__global__ __launch_bounds__(512) void cam_head_kernel(const float* __restrict__ partial,
                                                        const float* __restrict__ proj,
                                                        const float* __restrict__ text,
                                                        const int* __restrict__ text_idx,
                                                        const int* __restrict__ n_text,
                                                        const int* __restrict__ pair_img,
                                                        const int* __restrict__ pair_cls, float logit_scale,
                                                        float* __restrict__ probs, float* __restrict__ df,
                                                        int L, int E, int Ed, int nchunk, int Tmax) {
    extern __shared__ float sm[];
    float* f = sm;
    float* y = f + E;
    float* dy = y + Ed;
    float* lg = dy + Ed;
    float* red = lg + Tmax;
    const int p = blockIdx.x, img = pair_img[p], cls = pair_cls[p], T = n_text[p], tid = threadIdx.x;
    for (int e = tid; e < E; e += 512) {
        const float* pp = partial + (long)img * nchunk * E + e;
        float s[8] = {0.f, 0.f, 0.f, 0.f, 0.f, 0.f, 0.f, 0.f};
        int c = 0;
        for (; c + 8 <= nchunk; c += 8)
#pragma unroll
            for (int u = 0; u < 8; ++u) s[u] += pp[(long)(c + u) * E];
        for (; c < nchunk; ++c) s[0] += pp[(long)c * E];
        f[e] = (((s[0] + s[1]) + (s[2] + s[3])) + ((s[4] + s[5]) + (s[6] + s[7]))) / (L - 1);
    }
    __syncthreads();
    for (int t = tid; t < Ed; t += 512) {
        float s0 = 0.f, s1 = 0.f, s2 = 0.f, s3 = 0.f;
        int e = 0;
        for (; e + 16 <= E; e += 16) {
            float pv[16];
#pragma unroll
            for (int u = 0; u < 16; ++u) pv[u] = proj[(long)(e + u) * Ed + t];
#pragma unroll
            for (int u = 0; u < 16; u += 4) {
                s0 = fmaf(f[e + u], pv[u], s0);
                s1 = fmaf(f[e + u + 1], pv[u + 1], s1);
                s2 = fmaf(f[e + u + 2], pv[u + 2], s2);
                s3 = fmaf(f[e + u + 3], pv[u + 3], s3);
            }
        }
        for (; e < E; ++e) s0 = fmaf(f[e], proj[(long)e * Ed + t], s0);
        y[t] = (s0 + s1) + (s2 + s3);
    }
    __syncthreads();
    float q = 0.f;
    for (int t = tid; t < Ed; t += 512) q += y[t] * y[t];
    const float ynorm = sqrtf(block_sum(q, red));
    __syncthreads();
    for (int t = tid; t < Ed; t += 512) y[t] /= ynorm;
    __syncthreads();
    const int lane = tid & 63, wv = tid >> 6;
    for (int t = wv; t < T; t += 8) {
        const float* tr = text + (long)text_idx[(long)p * Tmax + t] * Ed;
        float s = 0.f;
        for (int k = lane; k < Ed; k += 64) s += y[k] * tr[k];
        s = wave_sum(s);
        if (lane == 0) lg[t] = logit_scale * s;
    }
    __syncthreads();
    float mx = -INFINITY;
    for (int t = 0; t < T; ++t) mx = fmaxf(mx, lg[t]);
    float den = 0.f;
    for (int t = 0; t < T; ++t) den += expf(lg[t] - mx);
    __syncthreads();
    if (tid < T) {
        const float pr = expf(lg[tid] - mx) / den;
        probs[(long)p * Tmax + tid] = pr;
        lg[tid] = pr;
    }
    __syncthreads();
    const float pj = lg[cls];
    for (int k = tid; k < Ed; k += 512) {
        float s = 0.f;
        for (int t = 0; t < T; ++t) {
            const float dl = pj * ((t == cls ? 1.f : 0.f) - lg[t]);
            s = fmaf(dl, text[(long)text_idx[(long)p * Tmax + t] * Ed + k], s);
        }
        dy[k] = logit_scale * s;
    }
    __syncthreads();
    float dot = 0.f;
    for (int k = tid; k < Ed; k += 512) dot += y[k] * dy[k];
    dot = block_sum(dot, red);
    __syncthreads();
    for (int k = tid; k < Ed; k += 512) dy[k] = (dy[k] - y[k] * dot) / ynorm;
    __syncthreads();
    if ((Ed & 3) == 0) {
        const int rsub = lane >> 3, j = lane & 7;
        for (int e0 = wv * 8; e0 < E; e0 += 64) {
            const int e = e0 + rsub;
            float s = 0.f;
            if (e < E) {
                const float* pr = proj + (long)e * Ed;
#pragma unroll 4
                for (int k = 4 * j; k < Ed; k += 32) {
                    const float4 pv = *reinterpret_cast<const float4*>(pr + k);
                    s = fmaf(pv.x, dy[k], s);
                    s = fmaf(pv.y, dy[k + 1], s);
                    s = fmaf(pv.z, dy[k + 2], s);
                    s = fmaf(pv.w, dy[k + 3], s);
                }
            }
            s += __shfl_xor(s, 1, 64);
            s += __shfl_xor(s, 2, 64);
            s += __shfl_xor(s, 4, 64);
            if (j == 0 && e < E) df[(long)p * E + e] = s;
        }
    } else {
        for (int e = tid; e < E; e += 512) {
            const float* pr = proj + (long)e * Ed;
            float s = 0.f;
            for (int k = 0; k < Ed; ++k) s = fmaf(pr[k], dy[k], s);
            df[(long)p * E + e] = s;
        }
    }
}
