@@ -831,17 +836,18 @@
 static int forward_finish_impl(const crossclr_plan* plan, const float* part, int nslots,
                                const float* diag_cos, float temperature, float negative_weight,
                                const crossclr_sample_weights* sw, const float* shift_rows, float* logz, float* rz,
-                               float* wrz, double* loss_sum, void* stream, int* ticket);
+                               float* wrz, double* loss_sum, void* stream, int* ticket, const FinishHint* hint = nullptr);
 extern "C" int crossclr_forward_finish_s(const crossclr_plan* plan, const float* part, int nslots,
                                          const float* diag_cos, float temperature, float negative_weight,
                                          const crossclr_sample_weights* sw, const float* shift_rows, float* logz, float* rz,
                                          float* wrz, double* loss_sum, void* stream) {
     return forward_finish_impl(plan, part, nslots, diag_cos, temperature, negative_weight, sw, shift_rows, logz, rz, wrz, loss_sum, stream, nullptr);
 }
+static_assert(kFinishMaxLaunches >= CROSSCLR_LAUNCH_GROUPS, "fwd_finish_kernel keeps every launch group's header words in LDS");
 static int forward_finish_impl(const crossclr_plan* plan, const float* part, int nslots,
                                const float* diag_cos, float temperature, float negative_weight,
                                const crossclr_sample_weights* sw, const float* shift_rows, float* logz, float* rz,
-                               float* wrz, double* loss_sum, void* stream, int* ticket) {
+                               float* wrz, double* loss_sum, void* stream, int* ticket, const FinishHint* hint) {
     if (!plan || !part || !diag_cos || !logz || !rz || !wrz || !loss_sum || plan->fwd_slots <= 0 || nslots <= 0 ||
         nslots % plan->fwd_slots != 0 || nslots / plan->fwd_slots > kLaunchGroups)
         return fail(CROSSCLR_E_ARG, "NULL argument / nslots must be fwd_slots times the number of launch groups (1..%d)", kLaunchGroups);
@@ -852,10 +858,12 @@
         return fail(CROSSCLR_E_ARG, "shift_rows must be given exactly when crossclr_needs_row_shift(temperature, negative_weight)");
     const int nb = plan->loss_ws_doubles - 1;
     const int nlaunch = nslots / plan->fwd_slots;
+    const FinishHint no_hint = {-1, 0, 0, 0};
     LAUNCH(fwd_finish_kernel, dim3(nb), dim3(256), stream, part, nlaunch, plan->fwd_slots, g, diag_cos, 1.0f / temperature,
            negative_weight, logz, rz, wrz, loss_sum, part + ws_colpart_off(plan),
            reinterpret_cast<const int*>(part + ws_flag_off(plan)), sw ? sw->neg_scale_rows : nullptr,
-           sw ? sw->loss_weight : nullptr, shift_rows, ticket, 1.0 / (2.0 * (double)plan->b * (double)plan->world));
+           sw ? sw->loss_weight : nullptr, shift_rows, ticket, 1.0 / (2.0 * (double)plan->b * (double)plan->world),
+           (hint && nlaunch == 1) ? *hint : no_hint);
     if (!ticket) LAUNCH(fwd_finish_reduce_kernel, dim3(1), dim3(64), stream, loss_sum, nb, 1.0 / (2.0 * (double)plan->b * (double)plan->world));
     return launch_status("fwd_finish_kernel");
 }
@@ -1985,8 +1993,15 @@
     rc = L.saved ? crossclr_forward_save(plan, B.xhat(), temperature, negative_weight, pk, B.f(L.part), 0, B.v(L.stash), stream)
                  : crossclr_forward_w(plan, B.xhat(), B.xhat(), 1, plan->rank, -1, temperature, negative_weight, pk, B.f(L.part), 0, stream);
     if (rc) return rc;
+    FinishHint hint = {-1, 0, 0, 0};
+#ifndef CROSSCLR_NO_FAST
+    if (L.saved && plan->fast_path) {
+        const FwdWork wk = fast_forward_work(plan, 1, -1, true);
+        if (wk.total > 0) hint = FinishHint{wk.kind, wk.tpr, wk.NT, wk.per};
+    }
+#endif
     rc = forward_finish_impl(plan, B.f(L.part), plan->fwd_slots, B.f(L.diag), temperature, negative_weight, pklw, nullptr, B.f(L.logz), B.f(L.rz),
-                             B.f(L.wrz), loss_ws, stream, ticket);
+                             B.f(L.wrz), loss_ws, stream, ticket, hint.kind >= 0 ? &hint : nullptr);
     if (rc || L.gbuf == CROSSCLR_STEP_NONE) return rc;
     return step_gradient_product(plan, B, k, B.f(L.gbuf), L.saved != 0, stream);
 }
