+  float sg[8], sqa[8], sqb[8], ma[8], mb[8];
+#pragma unroll
+  for (int i = 0; i < 8; ++i) {
+    sg[i] = sqa[i] = sqb[i] = 0.f;
+    ma[i] = active ? mean_a[c0 + i] : 0.f;
+    mb[i] = active ? mean_b[c0 + i] : 0.f;
+  }
+  auto body = [&](const bu4& xav, const bu4& xbv, const bu4& dv, const bu4& bv, uint32_t bits, int64_t off) {
+    float xf[8], g[8];
+    unpack8(dv, g);
+    if constexpr (FORK) fork_sum(g, bv);
+    relu_mask_bits(g, bits);
+    st16(gout + off, pack8_exact(g));
+    unpack8(xav, xf);
+#pragma unroll
+    for (int i = 0; i < 8; ++i) {
+      sg[i] += g[i];
+      sqa[i] = fmaf(g[i], xf[i] - ma[i], sqa[i]);
+    }
+    unpack8(xbv, xf);
+#pragma unroll
+    for (int i = 0; i < 8; ++i) sqb[i] = fmaf(g[i], xf[i] - mb[i], sqb[i]);
+  };
+  if (active) {
+    const int64_t step = static_cast<int64_t>(ty) * C;
+    int64_t r = r0 + ty_i;
+    int64_t off = r * C + c0;
+    for (; r + (U - 1) * ty < r1; r += U * ty, off += U * step) {
+      bu4 xav[U], xbv[U], dv[U], bv[U] = {};
+      uint32_t bits[U];
+#pragma unroll
+      for (int k = 0; k < U; ++k) {
+        xav[k] = ld16<false>(xa + off + k * step);
+        xbv[k] = ld16<false>(xb + off + k * step);
+        dv[k] = ld16<GS_BN_NT>(dy + off + k * step);
+        if constexpr (FORK) bv[k] = ld16<GS_BN_NT>(dy2 + off + k * step);
+        bits[k] = mask[(off + k * step) >> 3];
+      }
+#pragma unroll
+      for (int k = 0; k < U; ++k) body(xav[k], xbv[k], dv[k], bv[k], bits[k], off + k * step);
+    }
+    for (; r < r1; r += ty, off += step) {
+      bu4 bv = {0u, 0u, 0u, 0u};
+      const bu4 xav = ld16<false>(xa + off), xbv = ld16<false>(xb + off), dv = ld16<false>(dy + off);
+      if constexpr (FORK) bv = ld16<false>(dy2 + off);
+      body(xav, xbv, dv, bv, mask[off >> 3], off);
+    }
+  }
+  reduce_fold<BLOCK>(s_red, s_grp, sg, sqa, ws_a, C, tx_log2);
+  reduce_fold<BLOCK>(s_red, s_grp, sg, sqb, ws_b, C, tx_log2);
+}
+
+template <int BLOCK>
+__global__ void __launch_bounds__(BLOCK)
+bn_bwd_dx_pair_kernel(const uint16_t* __restrict__ xa, const uint16_t* __restrict__ xb, const uint16_t* __restrict__ g,
+                      const float* __restrict__ mean_a, const float* __restrict__ invstd_a,
+                      const float* __restrict__ weight_a, const float* __restrict__ mean_b,
+                      const float* __restrict__ invstd_b, const float* __restrict__ weight_b,
+                      const float* __restrict__ ws_a, const float* __restrict__ ws_b, int P, uint16_t* __restrict__ dxa,
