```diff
@@ -523,17 +541,15 @@
             }
         }
         if (ct + 1 < W.nct[io]) { finish_Y(ct + 1); stepA(K0{}, K0{}); }
-        __builtin_amdgcn_sched_barrier(0);
-        fetchW(K0{}, min(gq + 1, gq_last));
       };
 #undef WFR
       prefetch_x(0);
       wait_stage(K0{});
-      fetchW(K0{}, gq);
-      finish_Y(0);
-      stepA(K0{}, K0{});
-      __syncthreads();
       auto run_tiles = [&](auto ncb_c) {
+        fetchW(K0{}, gq, wave);
+        finish_Y(0);
+        stepA(K0{}, K0{});
+        __syncthreads();
         for (int ct = 0; ct < W.nct[io]; ++ct) {
           cz_static_for<0, CZ_NKT>([&](auto kt_c) {
             constexpr int kt = decltype(kt_c)::value;
```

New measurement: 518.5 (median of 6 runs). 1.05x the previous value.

========

TASK: Look through the entries above and copy each line that has "nchunk" in it.

ANSWER BELOW:
                                                        int L, int E, int Ed, int nchunk, int Tmax) {
        const float* pp = partial + (long)img * nchunk * E + e;
        for (; c + 8 <= nchunk; c += 8)
        for (; c < nchunk; ++c) s[0] += pp[(long)c * E];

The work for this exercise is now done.